Тотчас на шуршливую змейку похожая девица позвонила директору недавно отстроенного в этом же районе Дворца культуры, который, похоже, того лишь и дожидался у телефона. В назначенное утро обнадеженный дьякон направился к нему на поклон, но к большой досаде Минтая Миносовича срочно вызвали в райком, после чего тот перебрался в плановую комиссию, откуда проследовал прямиком на областной смотр балагурства и празднословия. Все шесть часов, проведенные в приемной, Аблаев оглаживал на себе гриву и, прокашливаясь в рукав, занимался сравнительным изучением бород и причесок на развешанных по стенам портретах ударников и лишь в обеденный перерыв, когда помещение опустело, поотдохнул от сверлящего из всех щелей любопытства.
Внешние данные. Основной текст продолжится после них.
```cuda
struct gens_entry { int n = 0; int cap = 0; niels_st *G = nullptr, *H = nullptr;
// ... 161 lines not shown
static inline void engine_destroy(rofl_engine &e) {
    for (lane *l : e.lanes) { for (int g = 0; g < ROFL_MAX_GROUPS; g++) { rt_sync(l->q[g].hi); rt_sync(l->q[g].lo); rt_sync(l->side[g]); } lane_delete(l); }
    e.lanes.clear();
    for (auto &pp : e.pins) rt_host_free(pp.first);
    e.pins.clear();
    std::lock_guard<std::mutex> lk(g_shared_mu);
    dev_shared *sh = e.sh; e.sh = nullptr;
    if (!sh || --sh->refs > 0) return;
    rt_raw_free(sh->tabB); rt_raw_free(sh->tabH);
    for (auto &g : sh->gens) { rt_raw_free(g.second.G); rt_raw_free(g.second.H); rt_raw_free(g.second.RTG); rt_raw_free(g.second.RTH); }
    for (auto &b : sh->bsgs) { rt_raw_free(b.second.keys); rt_raw_free(b.second.vals); }
    g_shared.erase(sh->device); delete sh;
    rt_trim();
}
static inline gens_entry engine_gens(rofl_engine &e, tables_use &tu, cudaStream_t s, int n, int m) {
    dev_shared &sh = *e.sh;
    for (;;) {
        auto it = sh.gens.find(n);
        if (it != sh.gens.end() && it->second.cap >= m) return it->second;
        tu.upgrade();
        gens_entry &g = sh.gens[n];
        if (g.cap >= m) continue;
        int newcap = std::max(m, g.cap * 2);
        niels_st *G = (niels_st *)rt_raw_malloc(sizeof(niels_st) * (size_t)n * newcap);
        niels_st *H = (niels_st *)rt_raw_malloc(sizeof(niels_st) * (size_t)n * newcap);
        if (g.cap) { rt_d2d(G, g.G, sizeof(niels_st) * (size_t)n * g.cap, s); rt_d2d(H, g.H, sizeof(niels_st) * (size_t)n * g.cap, s); }
        int cnt = 2 * (newcap - g.cap);
        LAUNCH(k_gens_build, dim3((cnt + 63) / 64), dim3(64), s, G, H, n, g.cap, newcap);
        rt_sync(s);
        rt_raw_free(g.G); rt_raw_free(g.H);
        g.n = n; g.cap = newcap; g.G = G; g.H = H;
    }
}
static inline void rt_fill(rt_tables &t, int c) { t.c = c; t.nw = msm_nw(c); t.B = 1 << (c - 1); msm_recode_const(t.K, c); }
static inline size_t rt_table_bytes(size_t cnt, int c) { return 2 * cnt * (size_t)msm_nw(c) * ((size_t)1 << (c - 1)) * sizeof(niels_st); }
static inline bool engine_rt(rofl_engine &e, tables_use &tu, cudaStream_t s, int n, int m, rt_tables &out) {
    if (!e.use_rt) return false;
    dev_shared &sh = *e.sh;
    for (;;) {
        gens_entry &g = sh.gens[n];
        if (g.rt_cap >= m) { g.last_use = ++sh.clock; out.G = g.RTG; out.H = g.RTH; rt_fill(out, g.rt_c); return true; }
        if (g.rt_nofit && m >= g.rt_nofit) return false;
        if (!tu.excl) { tu.upgrade(); continue; }
        const size_t cnt = (size_t)n * m;
        if ((double)rt_table_bytes(cnt, 8) > 170e9) { g.rt_nofit = m; return false; }
        rt_sync(s); rt_raw_free(g.RTG); rt_raw_free(g.RTH); g.RTG = g.RTH = nullptr; g.rt_cap = 0; g.rt_bytes = 0;
        rt_trim();
        const int want = std::max(8, std::min(RT_MAX_BITS, e.rt_bits));
        int c = 0;
        for (;;) {
            const size_t have = rt_free_mem();
            for (c = want; c >= 8; c--) if ((double)(rt_table_bytes(cnt, c) + cnt * msm_nw(c) * sizeof(p3_st)) <= e.rt_mem_frac * (double)have) break;
            if (c == want) break;
            gens_entry *victim = nullptr;
            for (auto &kv : sh.gens) if (&kv.second != &g && kv.second.RTG && (!victim || kv.second.last_use < victim->last_use)) victim = &kv.second;
            if (!victim) break;
            rt_raw_free(victim->RTG); rt_raw_free(victim->RTH); victim->RTG = victim->RTH = nullptr; victim->rt_cap = 0; victim->rt_bytes = 0;
        }
        if (c < 8) { g.rt_nofit = m; sh.free_hint = rt_free_mem(); return false; }
        rt_tables t; rt_fill(t, c);
        const size_t bytes = cnt * rt_row_entries(t) * sizeof(niels_st);
        niels_st *RTG = (niels_st *)rt_raw_malloc(bytes), *RTH = (niels_st *)rt_raw_malloc(bytes);
        {
            dev_buf P(cnt * t.nw * sizeof(p3_st), s);
            const size_t rows = cnt * t.nw, thr = rows * (t.B / 16);
            for (int which = 0; which < 2; which++) {
                LAUNCH(k_rt_shifts, dim3((unsigned)((cnt + 127) / 128)), dim3(128), s, P.as<p3_st>(), which ? g.H : g.G, (uint32_t)cnt, t.c, t.nw);
                LAUNCH(k_rt_rows, dim3((unsigned)((thr + 127) / 128)), dim3(128), s, which ? RTH : RTG, P.as<p3_st>(), rows, t.B);
            }
            rt_sync(s);
        }
        g.RTG = RTG; g.RTH = RTH; g.rt_cap = m; g.rt_c = c; g.rt_bytes = 2 * bytes;
        rt_trim();
        sh.free_hint = rt_free_mem();
    }
}
static inline void engine_drop_rt(rofl_engine &e) {
    std::unique_lock<std::shared_mutex> ex(e.sh->tab_mu);
    for (auto &g : e.sh->gens) { rt_raw_free(g.second.RTG); rt_raw_free(g.second.RTH); g.second.RTG = g.second.RTH = nullptr; g.second.rt_cap = 0; g.second.rt_bytes = 0; g.second.rt_nofit = 0; }
}
static inline int rt_blocks(size_t T, int C, int per_max = 0) {
    const size_t slots = 148 * RTM_BLOCKS, max_nb = std::max<size_t>(1, (T + 127) / 128);
    if (per_max > 0) {
        const size_t nb = std::min(max_nb, (T + 128 * (size_t)per_max - 1) / (128 * (size_t)per_max));
        return (int)std::max<size_t>(1, nb);
// ... 17 lines not shown
struct msm_plan { int c, nw; uint32_t slices, slice_len; bool big = false; uint32_t parts = 1; size_t out_count(size_t n_msm) const { return n_msm * slices * (size_t)nw; } };
static inline int msm_pick_c(size_t T) {
    int best = 8; double bc = 1e300;
    for (int c = 3; c <= 8; c++) { const double B = (double)(1 << (c - 1)), cost = (double)msm_nw(c) * ((double)T + B * c); if (cost < bc) { bc = cost; best = c; } }
    return best;
}
static inline size_t bm_min_terms() { static const size_t v = getenv("ROFL_BM_MIN") ? (size_t)atoll(getenv("ROFL_BM_MIN")) : (size_t)32768; return v; }
static inline msm_plan msm_plan_forced(size_t T, int c, int knob) {
    msm_plan p; p.c = std::max(3, std::min(16, c)); p.nw = msm_nw(p.c); p.slices = 1; p.slice_len = (uint32_t)T;
    if (p.c > 8) { p.big = true; p.parts = (uint32_t)std::max(1, std::min(8, knob)); return p; }
    if (T > 0) { p.slices = (uint32_t)std::max<size_t>(1, std::min<size_t>(std::max(knob, 1), T)); p.slice_len = (uint32_t)((T + p.slices - 1) / p.slices); p.slices = (uint32_t)((T + p.slice_len - 1) / p.slice_len); }
    return p;
}
static inline msm_plan msm_plan_for(size_t T, size_t n_msm, size_t big_min = 0) {
    msm_plan p; p.c = msm_pick_c(T); p.slices = 1; p.slice_len = (uint32_t)T;
    if (const char *fc = getenv("ROFL_MSM_C"))
        return msm_plan_forced(T, atoi(fc), getenv("ROFL_MSM_SLICES") ? atoi(getenv("ROFL_MSM_SLICES")) : 1);
    if (T >= (big_min ? big_min : bm_min_terms())) {
        p.big = true; p.c = std::max(9, std::min(16, ilog2_sz(T + 1) - 6)); p.nw = msm_nw(p.c);
        const size_t threads = n_msm * (size_t)p.nw * ((size_t)1 << (p.c - 1));
        p.parts = (uint32_t)std::max<size_t>(1, std::min<size_t>(8, (148 * 1024 + threads - 1) / threads));
        return p;
    }
    const size_t wpb = MSM_THREADS >> (p.c - 1), blocks = n_msm * ((msm_nw(p.c) + wpb - 1) / wpb), slots = 148 * 4;
    if (blocks < slots && T >= 4096) {
        p.slices = (uint32_t)std::min<size_t>((slots + blocks - 1) / blocks, T / 2048);
        p.slice_len = (uint32_t)((T + p.slices - 1) / p.slices); p.slices = (uint32_t)((T + p.slice_len - 1) / p.slice_len);
        p.c = msm_pick_c(p.slice_len);
    }
    p.nw = msm_nw(p.c);
    return p;
}
static inline void run_msm(rofl_engine &e, cudaStream_t s, msm_args a, const msm_plan &p, uint32_t n_msm) {
    a.c = p.c; a.nw = p.nw; a.slices = p.slices; a.slice_len = p.slice_len; msm_recode_const(a.K, p.c);
    void *tk = rt_prof_begin(PROF_MSM, s);
    if (p.big) {
        const size_t B = (size_t)1 << (p.c - 1), nslot = (size_t)n_msm * p.nw * (B + 1);
        dev_buf d_start(4 * nslot, s), d_cur(4 * nslot, s), d_sorted(4 * (size_t)n_msm * p.nw * a.T, s), d_bkt(sizeof(p3_st) * (size_t)n_msm * p.nw * B * p.parts, s);
        a.bm_start = d_start.as<uint32_t>(); a.bm_cur = d_cur.as<uint32_t>(); a.bm_sorted = d_sorted.as<uint32_t>(); a.bm_bkt = d_bkt.as<p3_st>(); a.parts = p.parts;
        a.top_bits = (uint32_t)(254 - p.c * (p.nw - 1)); a.parts_top = 0;
        if ((int)a.top_bits < p.c - 4) a.parts_top = (uint32_t)((B * p.parts) >> (a.top_bits + 1));
        rt_memset(d_start.p, 0, 4 * nslot, s);
        const dim3 gt((unsigned)((a.T + 255) / 256), n_msm);
        LAUNCH(k_bm_hist, gt, dim3(256), s, a, 0);
        LAUNCH_COOP(k_bm_scan, dim3(p.nw, n_msm), dim3(256), s, a);
        LAUNCH(k_bm_hist, gt, dim3(256), s, a, 1);
        LAUNCH(k_bm_accum, dim3((unsigned)(((size_t)p.nw * B * p.parts + 127) / 128), n_msm), dim3(128), s, a);
        LAUNCH_COOP(k_bm_reduce, dim3(p.nw, n_msm), dim3(128), s, a);
    } else {
        const int wpb = MSM_THREADS >> (p.c - 1);
        LAUNCH_COOP(k_msm, dim3((p.nw + wpb - 1) / wpb, n_msm, p.slices), dim3(MSM_THREADS), s, a);
    }
    rt_prof_end(PROF_MSM, tk, s);
}
static inline msm_seg mk_seg(const void *base, uint32_t count, uint32_t stride, int kind, uint32_t np = 0, int hi = 0) { msm_seg s; s.base = base; s.count = count; s.stride = stride; s.kind = kind; s.np = np; s.hi = hi; return s; }
static inline void run_finalize(cudaStream_t s, const finalize_args &f) { LAUNCH_COOP(k_finalize, dim3(f.count), dim3(FIN_THREADS), s, f); }
static inline void fin_windows(finalize_args &f, const p3_st *win, const msm_plan &p) { f.windows = win; f.c = p.c; f.nw = p.nw; f.slices = p.slices; }


static void absorb_commitments(rofl_engine &e, cudaStream_t s, transcript *d_ts, const uint8_t *d_V32, int label_id, int n, int m, int C) {
    if (m <= e.ts_host_m) {
        ts_absorb_args aa = {}; aa.ts = d_ts; aa.V32 = d_V32; aa.m = (uint32_t)m; aa.n = (uint32_t)n; aa.label_id = label_id;
        LAUNCH_COOP(k_ts_absorbV, dim3(C), dim3(TS_THREADS), s, aa);
        return;
    }
    std::vector<uint8_t> hV(32 * (size_t)C * m); std::vector<transcript> ts(C);
    rt_d2h(hV.data(), d_V32, hV.size(), s); rt_sync(s);
// ... 1022 lines not shown
```

### rofl-project-code_b200/csrc/fe25519.cuh

```cuda
#pragma once
#include <stdint.h>
#include <string.h>

#if defined(__CUDACC__)
#define HD __host__ __device__ __forceinline__
#define HDNI static __host__ __device__ __noinline__
#else
#define HD inline
#define HDNI static inline
#endif
#define FE_ASSERT(c) ((void)0)
#ifndef FE_MUL_ROWS
#define FE_MUL_ROWS 1
#endif
#ifndef FE_INLINE_MUL
#define FE_INLINE_MUL 1
#endif
#if defined(__CUDACC__) && !FE_INLINE_MUL
#define HDMUL static __host__ __device__ __noinline__
#elif defined(__CUDACC__)
#define HDMUL __host__ __device__ __forceinline__
#else
#define HDMUL inline
#endif

#if !defined(__CUDACC__)
struct alignas(16) uint4 { uint32_t x, y, z, w; };
static inline uint4 make_uint4(uint32_t x, uint32_t y, uint32_t z, uint32_t w) { uint4 r; r.x = x; r.y = y; r.z = z; r.w = w; return r; }
#define __align__(n) alignas(n)
#endif

#define FE_LIMBS 8
struct fe { uint32_t v[8]; };

HD void fe_0(fe &h) { for (int i = 0; i < 8; i++) h.v[i] = 0; }
HD void fe_1(fe &h) { fe_0(h); h.v[0] = 1; }
HD void fe_carry(fe &h, const fe &f) { h = f; }

HD void fe_add(fe &h, const fe &f, const fe &g) {
#if defined(__CUDA_ARCH__)
    uint32_t r0, r1, r2, r3, r4, r5, r6, r7, c;
    asm("add.cc.u32 %0, %9, %17;\n\taddc.cc.u32 %1, %10, %18;\n\taddc.cc.u32 %2, %11, %19;\n\taddc.cc.u32 %3, %12, %20;\n\t"
        "addc.cc.u32 %4, %13, %21;\n\taddc.cc.u32 %5, %14, %22;\n\taddc.cc.u32 %6, %15, %23;\n\taddc.cc.u32 %7, %16, %24;\n\taddc.u32 %8, 0, 0;"
        : "=&r"(r0), "=&r"(r1), "=&r"(r2), "=&r"(r3), "=&r"(r4), "=&r"(r5), "=&r"(r6), "=&r"(r7), "=&r"(c)
        : "r"(f.v[0]), "r"(f.v[1]), "r"(f.v[2]), "r"(f.v[3]), "r"(f.v[4]), "r"(f.v[5]), "r"(f.v[6]), "r"(f.v[7]),
          "r"(g.v[0]), "r"(g.v[1]), "r"(g.v[2]), "r"(g.v[3]), "r"(g.v[4]), "r"(g.v[5]), "r"(g.v[6]), "r"(g.v[7]));
    c *= 38;
    asm("add.cc.u32 %0, %0, %8;\n\taddc.cc.u32 %1, %1, 0;\n\taddc.cc.u32 %2, %2, 0;\n\taddc.cc.u32 %3, %3, 0;\n\t"
        "addc.cc.u32 %4, %4, 0;\n\taddc.cc.u32 %5, %5, 0;\n\taddc.cc.u32 %6, %6, 0;\n\taddc.cc.u32 %7, %7, 0;\n\taddc.u32 %8, 0, 0;"
        : "+r"(r0), "+r"(r1), "+r"(r2), "+r"(r3), "+r"(r4), "+r"(r5), "+r"(r6), "+r"(r7), "+r"(c));
    r0 += 38 * c;
    h.v[0] = r0; h.v[1] = r1; h.v[2] = r2; h.v[3] = r3; h.v[4] = r4; h.v[5] = r5; h.v[6] = r6; h.v[7] = r7;
#else
    uint64_t c = 0; uint32_t r[8];
    for (int i = 0; i < 8; i++) { c += (uint64_t)f.v[i] + g.v[i]; r[i] = (uint32_t)c; c >>= 32; }
    c *= 38;
    for (int i = 0; i < 8; i++) { c += r[i]; r[i] = (uint32_t)c; c >>= 32; }
    r[0] += 38 * (uint32_t)c;
    for (int i = 0; i < 8; i++) h.v[i] = r[i];
#endif
}
HD void fe_sub(fe &h, const fe &f, const fe &g) {
#if defined(__CUDA_ARCH__)
    uint32_t r0, r1, r2, r3, r4, r5, r6, r7, b;
    asm("sub.cc.u32 %0, %9, %17;\n\tsubc.cc.u32 %1, %10, %18;\n\tsubc.cc.u32 %2, %11, %19;\n\tsubc.cc.u32 %3, %12, %20;\n\t"
        "subc.cc.u32 %4, %13, %21;\n\tsubc.cc.u32 %5, %14, %22;\n\tsubc.cc.u32 %6, %15, %23;\n\tsubc.cc.u32 %7, %16, %24;\n\tsubc.u32 %8, 0, 0;"
        : "=&r"(r0), "=&r"(r1), "=&r"(r2), "=&r"(r3), "=&r"(r4), "=&r"(r5), "=&r"(r6), "=&r"(r7), "=&r"(b)
        : "r"(f.v[0]), "r"(f.v[1]), "r"(f.v[2]), "r"(f.v[3]), "r"(f.v[4]), "r"(f.v[5]), "r"(f.v[6]), "r"(f.v[7]),
          "r"(g.v[0]), "r"(g.v[1]), "r"(g.v[2]), "r"(g.v[3]), "r"(g.v[4]), "r"(g.v[5]), "r"(g.v[6]), "r"(g.v[7]));
    b = (b & 1) * 38;
    asm("sub.cc.u32 %0, %0, %8;\n\tsubc.cc.u32 %1, %1, 0;\n\tsubc.cc.u32 %2, %2, 0;\n\tsubc.cc.u32 %3, %3, 0;\n\t"
        "subc.cc.u32 %4, %4, 0;\n\tsubc.cc.u32 %5, %5, 0;\n\tsubc.cc.u32 %6, %6, 0;\n\tsubc.cc.u32 %7, %7, 0;\n\tsubc.u32 %8, 0, 0;"
        : "+r"(r0), "+r"(r1), "+r"(r2), "+r"(r3), "+r"(r4), "+r"(r5), "+r"(r6), "+r"(r7), "+r"(b));
    r0 -= 38 * (b & 1);
    h.v[0] = r0; h.v[1] = r1; h.v[2] = r2; h.v[3] = r3; h.v[4] = r4; h.v[5] = r5; h.v[6] = r6; h.v[7] = r7;
#else
    int64_t c = 0; uint32_t r[8];
    for (int i = 0; i < 8; i++) { c += (int64_t)f.v[i] - (int64_t)g.v[i]; r[i] = (uint32_t)c; c >>= 32; }
    c *= 38;
    for (int i = 0; i < 8; i++) { c += r[i]; r[i] = (uint32_t)c; c >>= 32; }
    r[0] -= 38 * (uint32_t)(-c);
    for (int i = 0; i < 8; i++) h.v[i] = r[i];
#endif
}
HD void fe_sub4(fe &h, const fe &f, const fe &g) { fe_sub(h, f, g); }
HD void fe_neg(fe &h, const fe &f) { fe z; fe_0(z); fe_sub(h, z, f); }

#if defined(__CUDA_ARCH__)
__device__ __forceinline__ uint64_t fe_mad_wide(uint32_t a, uint32_t b, uint32_t c) {
    uint64_t d; asm("mad.wide.u32 %0, %1, %2, %3;" : "=l"(d) : "r"(a), "r"(b), "l"((uint64_t)c)); return d;
}
__device__ __forceinline__ void fe_reduce512(fe &h, const uint32_t t[16]) {
    uint64_t d0 = fe_mad_wide(t[8], 38, t[0]), d1 = fe_mad_wide(t[9], 38, t[1]), d2 = fe_mad_wide(t[10], 38, t[2]), d3 = fe_mad_wide(t[11], 38, t[3]);
    uint64_t d4 = fe_mad_wide(t[12], 38, t[4]), d5 = fe_mad_wide(t[13], 38, t[5]), d6 = fe_mad_wide(t[14], 38, t[6]), d7 = fe_mad_wide(t[15], 38, t[7]);
    uint32_t r0 = (uint32_t)d0, r1, r2, r3, r4, r5, r6, r7, top;
    asm("add.cc.u32 %0, %8, %9;\n\taddc.cc.u32 %1, %10, %11;\n\taddc.cc.u32 %2, %12, %13;\n\taddc.cc.u32 %3, %14, %15;\n\t"
        "addc.cc.u32 %4, %16, %17;\n\taddc.cc.u32 %5, %18, %19;\n\taddc.cc.u32 %6, %20, %21;\n\taddc.u32 %7, %22, 0;"
        : "=&r"(r1), "=&r"(r2), "=&r"(r3), "=&r"(r4), "=&r"(r5), "=&r"(r6), "=&r"(r7), "=&r"(top)
        : "r"((uint32_t)d1), "r"((uint32_t)(d0 >> 32)), "r"((uint32_t)d2), "r"((uint32_t)(d1 >> 32)), "r"((uint32_t)d3), "r"((uint32_t)(d2 >> 32)),
          "r"((uint32_t)d4), "r"((uint32_t)(d3 >> 32)), "r"((uint32_t)d5), "r"((uint32_t)(d4 >> 32)), "r"((uint32_t)d6), "r"((uint32_t)(d5 >> 32)),
          "r"((uint32_t)d7), "r"((uint32_t)(d6 >> 32)), "r"((uint32_t)(d7 >> 32)));
    uint32_t c = top * 38;
    asm("add.cc.u32 %0, %0, %8;\n\taddc.cc.u32 %1, %1, 0;\n\taddc.cc.u32 %2, %2, 0;\n\taddc.cc.u32 %3, %3, 0;\n\t"
        "addc.cc.u32 %4, %4, 0;\n\taddc.cc.u32 %5, %5, 0;\n\taddc.cc.u32 %6, %6, 0;\n\taddc.cc.u32 %7, %7, 0;\n\taddc.u32 %8, 0, 0;"
        : "+r"(r0), "+r"(r1), "+r"(r2), "+r"(r3), "+r"(r4), "+r"(r5), "+r"(r6), "+r"(r7), "+r"(c));
    r0 += 38 * c;
    h.v[0] = r0; h.v[1] = r1; h.v[2] = r2; h.v[3] = r3; h.v[4] = r4; h.v[5] = r5; h.v[6] = r6; h.v[7] = r7;
}
#define FE_MAC(lo, hi, ex, a, b) asm("mad.lo.cc.u32 %0, %3, %4, %0;\n\tmadc.hi.cc.u32 %1, %3, %4, %1;\n\taddc.u32 %2, %2, 0;" : "+r"(lo), "+r"(hi), "+r"(ex) : "r"(a), "r"(b))
#define FE_MUL0(lo, hi, a, b) do { uint64_t p_; asm("mul.wide.u32 %0, %1, %2;" : "=l"(p_) : "r"(a), "r"(b)); lo = (uint32_t)p_; hi = (uint32_t)(p_ >> 32); } while (0)
__device__ __forceinline__ void fe_columns_to_words(uint32_t t[16], const uint32_t lo[15], const uint32_t hi[15], const uint32_t ex[15]) {
    t[0] = lo[0];
    asm("add.cc.u32 %0, %15, %30;\n\taddc.cc.u32 %1, %16, %31;\n\taddc.cc.u32 %2, %17, %32;\n\taddc.cc.u32 %3, %18, %33;\n\taddc.cc.u32 %4, %19, %34;\n\t"
        "addc.cc.u32 %5, %20, %35;\n\taddc.cc.u32 %6, %21, %36;\n\taddc.cc.u32 %7, %22, %37;\n\taddc.cc.u32 %8, %23, %38;\n\taddc.cc.u32 %9, %24, %39;\n\t"
        "addc.cc.u32 %10, %25, %40;\n\taddc.cc.u32 %11, %26, %41;\n\taddc.cc.u32 %12, %27, %42;\n\taddc.cc.u32 %13, %28, %43;\n\taddc.u32 %14, %29, 0;"
        : "=&r"(t[1]), "=&r"(t[2]), "=&r"(t[3]), "=&r"(t[4]), "=&r"(t[5]), "=&r"(t[6]), "=&r"(t[7]), "=&r"(t[8]), "=&r"(t[9]), "=&r"(t[10]), "=&r"(t[11]), "=&r"(t[12]), "=&r"(t[13]), "=&r"(t[14]), "=&r"(t[15])
        : "r"(lo[1]), "r"(lo[2]), "r"(lo[3]), "r"(lo[4]), "r"(lo[5]), "r"(lo[6]), "r"(lo[7]), "r"(lo[8]), "r"(lo[9]), "r"(lo[10]), "r"(lo[11]), "r"(lo[12]), "r"(lo[13]), "r"(lo[14]), "r"(hi[14]),
          "r"(hi[0]), "r"(hi[1]), "r"(hi[2]), "r"(hi[3]), "r"(hi[4]), "r"(hi[5]), "r"(hi[6]), "r"(hi[7]), "r"(hi[8]), "r"(hi[9]), "r"(hi[10]), "r"(hi[11]), "r"(hi[12]), "r"(hi[13]));
    asm("add.cc.u32 %0, %0, %14;\n\taddc.cc.u32 %1, %1, %15;\n\taddc.cc.u32 %2, %2, %16;\n\taddc.cc.u32 %3, %3, %17;\n\taddc.cc.u32 %4, %4, %18;\n\t"
        "addc.cc.u32 %5, %5, %19;\n\taddc.cc.u32 %6, %6, %20;\n\taddc.cc.u32 %7, %7, %21;\n\taddc.cc.u32 %8, %8, %22;\n\taddc.cc.u32 %9, %9, %23;\n\t"
        "addc.cc.u32 %10, %10, %24;\n\taddc.cc.u32 %11, %11, %25;\n\taddc.cc.u32 %12, %12, %26;\n\taddc.u32 %13, %13, %27;"
        : "+r"(t[2]), "+r"(t[3]), "+r"(t[4]), "+r"(t[5]), "+r"(t[6]), "+r"(t[7]), "+r"(t[8]), "+r"(t[9]), "+r"(t[10]), "+r"(t[11]), "+r"(t[12]), "+r"(t[13]), "+r"(t[14]), "+r"(t[15])
        : "r"(ex[0]), "r"(ex[1]), "r"(ex[2]), "r"(ex[3]), "r"(ex[4]), "r"(ex[5]), "r"(ex[6]), "r"(ex[7]), "r"(ex[8]), "r"(ex[9]), "r"(ex[10]), "r"(ex[11]), "r"(ex[12]), "r"(ex[13]));
}
__device__ __forceinline__ void fe_mul_rows(uint32_t t[16], const fe &f, const fe &g) {
    uint32_t e[16], o[17];
    for (int k = 0; k < 16; k++) e[k] = 0;
    for (int k = 0; k < 17; k++) o[k] = 0;
    FE_MUL0(e[0], e[1], f.v[0], g.v[0]);
    FE_MUL0(e[2], e[3], f.v[0], g.v[2]);
    FE_MUL0(e[4], e[5], f.v[0], g.v[4]);
    FE_MUL0(e[6], e[7], f.v[0], g.v[6]);
    FE_MUL0(o[1], o[2], f.v[0], g.v[1]);
    FE_MUL0(o[3], o[4], f.v[0], g.v[3]);
    FE_MUL0(o[5], o[6], f.v[0], g.v[5]);
    FE_MUL0(o[7], o[8], f.v[0], g.v[7]);
    asm("mad.lo.cc.u32 %0, %8, %9, %0;\n\tmadc.hi.cc.u32 %1, %8, %9, %1;\n\tmadc.lo.cc.u32 %2, %8, %10, %2;\n\tmadc.hi.cc.u32 %3, %8, %10, %3;\n\tmadc.lo.cc.u32 %4, %8, %11, %4;\n\tmadc.hi.cc.u32 %5, %8, %11, %5;\n\tmadc.lo.cc.u32 %6, %8, %12, %6;\n\tmadc.hi.u32 %7, %8, %12, %7;"
        : "+r"(e[2]), "+r"(e[3]), "+r"(e[4]), "+r"(e[5]), "+r"(e[6]), "+r"(e[7]), "+r"(e[8]), "+r"(e[9])
        : "r"(f.v[1]), "r"(g.v[1]), "r"(g.v[3]), "r"(g.v[5]), "r"(g.v[7]));
    asm("mad.lo.cc.u32 %0, %9, %10, %0;\n\tmadc.hi.cc.u32 %1, %9, %10, %1;\n\tmadc.lo.cc.u32 %2, %9, %11, %2;\n\tmadc.hi.cc.u32 %3, %9, %11, %3;\n\tmadc.lo.cc.u32 %4, %9, %12, %4;\n\tmadc.hi.cc.u32 %5, %9, %12, %5;\n\tmadc.lo.cc.u32 %6, %9, %13, %6;\n\tmadc.hi.cc.u32 %7, %9, %13, %7;\n\taddc.u32 %8, 0, 0;"
        : "+r"(o[1]), "+r"(o[2]), "+r"(o[3]), "+r"(o[4]), "+r"(o[5]), "+r"(o[6]), "+r"(o[7]), "+r"(o[8]), "+r"(o[9])
// ... 215 lines not shown
```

К концу дня вернулся Минтай, смуглый мужчина, весь как бы изнутри проросший волосом, с адской поволокой в глазах, настолько внушительных размеров, что Аблаев казался при нем бородатым отроком. Видимо, из равнодушия к предлагаемому товару директор клуба все время беседы, пока проситель излагал свои нужды, то читал газету, то заколачивал в себя под пиво бутерброды с кетовой икрой и под конец без единого слова, нажатием кнопки передал дьякона клубному режиссеру для дальнейшего оформления. Обладая большой творческой фантазией, тот молодой человек предложил уже готовый на бумажке ритуал мероприятия с последующим во избежание скуки острижением волос, кроме чуба да запорожских усов под гетмана Наливайку. По игре воображения он даже придумал выпустить Аблаева на рампу в полном церковном облаченье для глубины впечатленья. Однако согласились на подрясник и без парикмахерского глумленья в конце. Номер должен был завершиться страстным призывом прозревшего неофита ко всем ксендзам, муллам и буддийским ламам последовать его примеру. В целях идеологической цельности самое составление текста клуб брал на себя.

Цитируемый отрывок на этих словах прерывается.